The real surprise of our study came from looking if tissue-specificity of imprinting could also manifest in a gene having maternal expression in some tissues and paternal in others. Usually this is not the case, but we found two exceptions to this rule – a previously known case of GRB10, and something that made me fall off the chair: IGF2. If you google this gene, you will see that it’s one of the best known imprinted genes, has a role to many diseases, and is expressed from the paternal allele. Except that in the brain it’s not. Our data shows that the brain expresses the opposite allele than other tissues, i.e. the maternal one. The functional consequences, evolutionary origins, and molecular mechanisms of this flip of the imprinted allele in IGF2 need to be figured out by future studies. But our discovery demonstrates tremendous plasticity in imprinting across tissues, and the power of our approach to detect novel phenomena even in very well studied genes.
Many human traits – from gene expression levels to disease risk – vary between individuals. But what about imprinting? We find several genes with evidence of inter-individual differences in how tightly imprinted the gene is, suggesting that imprinting can be a variable trait not only between tissues but also between individuals. Interestingly, some of this variation seems to be driven by sex in skeletal muscle – a sexually dimorphic tissue – where a few maternally imprinted growth repressors have lower level of imprinting in females. One can’t help but speculate if this is an attempt by mothers to suppress muscle growth in their daughters but not sons. An interesting question for the future will be the quest for the potential genetic variants that may regulate imprinting levels – iQTLs, analogously to eQTLs that affect gene expression levels.
We’ve made an effort to make everything accessible to the community by making the paper open-access, releasing the software, R code for the analysis and figures, and publishing a comprehensive set of statistics and data in the supplement and soon also in the GTEx portal. We are convinced of the power and robustness of our method, and look forward to applying it to future data sets. We hope that our method and results will be a useful resource for imprinting researchers and for the wider genomics community.
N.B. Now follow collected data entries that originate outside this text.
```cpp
int step_image_loss(bh_ctx* ctx, const StepArgs& a, const StepPlan& p, StepWork& w) {
    const BhTrainConfig* cfg = a.cfg;
    const BhTrainBatch* batch = a.batch;
    const bool ssim_on = cfg->ssim_weight > 0.0f;
    LossCall l;
    BhLossConfig& lc = l.lc;
    lc.l1_weight = ssim_on ? 1.0f - cfg->ssim_weight : 1.0f;
    lc.ssim_weight = ssim_on ? -cfg->ssim_weight : 0.0f;
    const bool bg_nonzero = batch->background[0] != 0.0f || batch->background[1] != 0.0f || batch->background[2] != 0.0f;
    lc.composite_bg = (batch->has_alpha && bg_nonzero) ? 1 : 0;
    lc.bg[0] = batch->background[0]; lc.bg[1] = batch->background[1]; lc.bg[2] = batch->background[2];
    lc.mask = batch->alpha_is_mask ? 1 : 0;
    l.alpha_match = batch->has_alpha && !batch->alpha_is_mask && cfg->match_alpha_weight > 0.0f;
    const size_t hw = (size_t)p.W * p.H;
    w.v_output = (float*)ensure(ctx, SLOT_V_OUTPUT, hw * 16);
    w.loss_dev = (float*)ensure(ctx, SLOT_LOSS_SCALAR, 16);
    if (!w.v_output || !w.loss_dev) return BH_ERR_OOM;
    if (p.envmap && !(w.composited = (float*)ensure(ctx, SLOT_ENVMAP_FRAME, hw * 16))) return BH_ERR_OOM;
    if ((p.exposure || p.bilagrid) && !(w.corrected = (float*)ensure(ctx, SLOT_CORRECTED, hw * 16))) return BH_ERR_OOM;
    w.loss_host = reinterpret_cast<float*>(ctx->host_counters) + HOST_LOSS_WORD;
    l.dl_rgb = 1.0f / (float)(hw * 3);
    l.dl_alpha = l.alpha_match ? cfg->match_alpha_weight / (float)hw : 0.0f;
#ifdef BH_TEST_HOOKS
    if (ctx->knob_fail_loss_at && ++ctx->train_steps_seen == ctx->knob_fail_loss_at)
        return set_error(ctx, BH_ERR_OOM, "train_step: injected failure between the forward and the loss (BH_TEST_FAIL_LOSS_AT)");
#endif
    if (far_job_decides_first(ctx)) {
        BH_TRY(finish_far_slice(ctx, nullptr));
        w.ro = ctx->latest.out;
    }
    BH_TRY(queue_loss(ctx, a, p, w, l));
    if (ctx->far_job.pending) {
        bool far_ran = false;
        BH_TRY(finish_far_slice(ctx, &far_ran));
        if (far_ran) {
            w.ro = ctx->latest.out;
            BH_TRY(queue_loss(ctx, a, p, w, l));
        }
    }
    float* const final_img = w.corrected ? w.corrected : w.frame();
    if (p.lpips) BH_TRY(lpips_train_term(ctx, final_img, batch->gt_packed, p.H, p.W, lc.composite_bg ? lc.bg : nullptr, w.v_output, w.loss_dev, w.loss_host));
    if (p.exposure) {
        ProfScope ps(ctx, "Exposure");
        BH_TRY(launch_exposure_backward(ctx, p.exposure, batch->view_id, w.frame(), w.v_output, p.H, p.W, w.v_output, true));
    }
    if (p.bilagrid) {
        ProfScope ps(ctx, "Bilagrid");
        const float tvw = ctx->terms.bilagrid_tv_weight;
        if (tvw != 0.0f) {
            float* tv_value = bilagrid_tv_scratch(ctx);
            if (!tv_value) return BH_ERR_OOM;
// ... 260 lines not shown
```

brush_amd/csrc/upload.hip:

```cpp
#include <cstring>
#include <mutex>
#include <new>
#include <vector>

#include "context.h"

namespace bh {

constexpr int UP_WG = 256;
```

But our study is much more than just a resource paper. We take an important step towards systematic, statistically rigorous high-throughput analysis of imprinting in humans. In many other areas of genomics, the shift from candidate gene analysis to genome-wide approaches has enabled a major boost in biological and medical discovery, and the same is not happening for imprinting. While family-based study designs have many benefits in analysis of imprinting, these samples are often very difficult to collect from humans, and population-based study designs such as GTEx provide access to an unparalleled diversity of tissues that is otherwise not available. By providing a map of imprinting across human tissues, we have refined previous catalogs of imprinted gene and discovered new patterns of how imprinting varies between tissues and individuals. We look forward to even deeper analyses with the growing GTEx data set, as well as integration of our findings with research of molecular mechanisms and disease relevance.